(Records from a data collection):
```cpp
int sup_gpu_perman64_xshared_coalescing_mshared(const void* mat, sup_dtype t, int nov, int, int, double* out) {
  return run_ref(mat, t, nov, SUP_KERNEL_DENSE, SUP_SCHED_SINGLE, 1, 0, 16, out);
}
int sup_gpu_perman64_xshared_coalescing_mshared_multigpu(const void* mat, sup_dtype t, int nov, int gpu_num, int,
                                                         int, double* out) {
  return run_ref(mat, t, nov, SUP_KERNEL_DENSE, SUP_SCHED_STATIC, gpu_num, 0, 16, out);
}
int sup_gpu_perman64_xshared_coalescing_mshared_multigpucpu_chunks(const void* mat, sup_dtype t, int nov,
                                                                   int gpu_num, int cpu, int threads, int, int,
                                                                   double* out) {
  return run_ref(mat, t, nov, SUP_KERNEL_DENSE, SUP_SCHED_CHUNKS, gpu_num, cpu, threads, out);
}
int sup_gpu_perman64_xshared_coalescing_mshared_multigpu_manual_distribution(const void* mat, sup_dtype t, int nov,
                                                                             int gpu_num, int, int, double* out) {
  return run_ref(mat, t, nov, SUP_KERNEL_DENSE, SUP_SCHED_MANUAL, gpu_num, 0, 16, out);
}
int sup_gpu_perman64_xshared_coalescing_mshared_sparse(const void* mat, const int* cptrs, const int* rows,
                                                       const void* cvals, sup_dtype t, int nov, int, int,
                                                       double* out) {
  int rc = check_compressed(mat, t, nov, cptrs, rows, cvals, nullptr, nullptr);
  return rc ? rc : run_ref(mat, t, nov, SUP_KERNEL_SPARYSER, SUP_SCHED_SINGLE, 1, 0, 16, out);
}
int sup_gpu_perman64_xshared_coalescing_mshared_multigpu_sparse(const void* mat, const int* cptrs, const int* rows,
                                                                const void* cvals, sup_dtype t, int nov, int gpu_num,
                                                                int, int, double* out) {
  int rc = check_compressed(mat, t, nov, cptrs, rows, cvals, nullptr, nullptr);
  return rc ? rc : run_ref(mat, t, nov, SUP_KERNEL_SPARYSER, SUP_SCHED_STATIC, gpu_num, 0, 16, out);
}
int sup_gpu_perman64_xshared_coalescing_mshared_multigpucpu_chunks_sparse(const void* mat, const int* cptrs,
                                                                          const int* rows, const void* cvals,
                                                                          sup_dtype t, int nov, int gpu_num, int cpu,
                                                                          int threads, int, int, double* out) {
  int rc = check_compressed(mat, t, nov, cptrs, rows, cvals, nullptr, nullptr);
  return rc ? rc : run_ref(mat, t, nov, SUP_KERNEL_SPARYSER, SUP_SCHED_CHUNKS, gpu_num, cpu, threads, out);
}
int sup_gpu_perman64_xshared_coalescing_mshared_multigpu_sparse_manual_distribution(const void* mat, const int* cptrs,
                                                                                    const int* rows, const void* cvals,
                                                                                    sup_dtype t, int nov, int gpu_num,
                                                                                    int, int, double* out) {
  int rc = check_compressed(mat, t, nov, cptrs, rows, cvals, nullptr, nullptr);
  return rc ? rc : run_ref(mat, t, nov, SUP_KERNEL_SPARYSER, SUP_SCHED_MANUAL, gpu_num, 0, 16, out);
}
int sup_gpu_perman64_xshared_coalescing_mshared_skipper(const void* mat, const int* rptrs, const int* cols,
                                                        const int* cptrs, const int* rows, const void* cvals,
                                                        sup_dtype t, int nov, int, int, double* out) {
  int rc = check_compressed(mat, t, nov, cptrs, rows, cvals, rptrs, cols);
  return rc ? rc : run_ref(mat, t, nov, SUP_KERNEL_SKIPPER, SUP_SCHED_SINGLE, 1, 0, 16, out);
}
int sup_gpu_perman64_xshared_coalescing_mshared_multigpucpu_chunks_skipper(const void* mat, const int* rptrs,
                                                                           const int* cols, const int* cptrs,
                                                                           const int* rows, const void* cvals,
// ... 260 lines not shown
```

(What this task involves): Retype the lines above, keeping every character.

(Task answer):
```cpp
int sup_gpu_perman64_xshared_coalescing_mshared(const void* mat, sup_dtype t, int nov, int, int, double* out) {
  return run_ref(mat, t, nov, SUP_KERNEL_DENSE, SUP_SCHED_SINGLE, 1, 0, 16, out);
}
int sup_gpu_perman64_xshared_coalescing_mshared_multigpu(const void* mat, sup_dtype t, int nov, int gpu_num, int,
                                                         int, double* out) {
  return run_ref(mat, t, nov, SUP_KERNEL_DENSE, SUP_SCHED_STATIC, gpu_num, 0, 16, out);
}
int sup_gpu_perman64_xshared_coalescing_mshared_multigpucpu_chunks(const void* mat, sup_dtype t, int nov,
                                                                   int gpu_num, int cpu, int threads, int, int,
                                                                   double* out) {
  return run_ref(mat, t, nov, SUP_KERNEL_DENSE, SUP_SCHED_CHUNKS, gpu_num, cpu, threads, out);
}
int sup_gpu_perman64_xshared_coalescing_mshared_multigpu_manual_distribution(const void* mat, sup_dtype t, int nov,
                                                                             int gpu_num, int, int, double* out) {
  return run_ref(mat, t, nov, SUP_KERNEL_DENSE, SUP_SCHED_MANUAL, gpu_num, 0, 16, out);
}
int sup_gpu_perman64_xshared_coalescing_mshared_sparse(const void* mat, const int* cptrs, const int* rows,
                                                       const void* cvals, sup_dtype t, int nov, int, int,
                                                       double* out) {
  int rc = check_compressed(mat, t, nov, cptrs, rows, cvals, nullptr, nullptr);
  return rc ? rc : run_ref(mat, t, nov, SUP_KERNEL_SPARYSER, SUP_SCHED_SINGLE, 1, 0, 16, out);
}
int sup_gpu_perman64_xshared_coalescing_mshared_multigpu_sparse(const void* mat, const int* cptrs, const int* rows,
                                                                const void* cvals, sup_dtype t, int nov, int gpu_num,
                                                                int, int, double* out) {
  int rc = check_compressed(mat, t, nov, cptrs, rows, cvals, nullptr, nullptr);
  return rc ? rc : run_ref(mat, t, nov, SUP_KERNEL_SPARYSER, SUP_SCHED_STATIC, gpu_num, 0, 16, out);
}
int sup_gpu_perman64_xshared_coalescing_mshared_multigpucpu_chunks_sparse(const void* mat, const int* cptrs,
                                                                          const int* rows, const void* cvals,
                                                                          sup_dtype t, int nov, int gpu_num, int cpu,
                                                                          int threads, int, int, double* out) {
  int rc = check_compressed(mat, t, nov, cptrs, rows, cvals, nullptr, nullptr);
  return rc ? rc : run_ref(mat, t, nov, SUP_KERNEL_SPARYSER, SUP_SCHED_CHUNKS, gpu_num, cpu, threads, out);
}
int sup_gpu_perman64_xshared_coalescing_mshared_multigpu_sparse_manual_distribution(const void* mat, const int* cptrs,
                                                                                    const int* rows, const void* cvals,
                                                                                    sup_dtype t, int nov, int gpu_num,
                                                                                    int, int, double* out) {
  int rc = check_compressed(mat, t, nov, cptrs, rows, cvals, nullptr, nullptr);
  return rc ? rc : run_ref(mat, t, nov, SUP_KERNEL_SPARYSER, SUP_SCHED_MANUAL, gpu_num, 0, 16, out);
}
int sup_gpu_perman64_xshared_coalescing_mshared_skipper(const void* mat, const int* rptrs, const int* cols,
                                                        const int* cptrs, const int* rows, const void* cvals,
                                                        sup_dtype t, int nov, int, int, double* out) {
  int rc = check_compressed(mat, t, nov, cptrs, rows, cvals, rptrs, cols);
  return rc ? rc : run_ref(mat, t, nov, SUP_KERNEL_SKIPPER, SUP_SCHED_SINGLE, 1, 0, 16, out);
}
int sup_gpu_perman64_xshared_coalescing_mshared_multigpucpu_chunks_skipper(const void* mat, const int* rptrs,
                                                                           const int* cols, const int* cptrs,
                                                                           const int* rows, const void* cvals,
// ... 260 lines not shown
```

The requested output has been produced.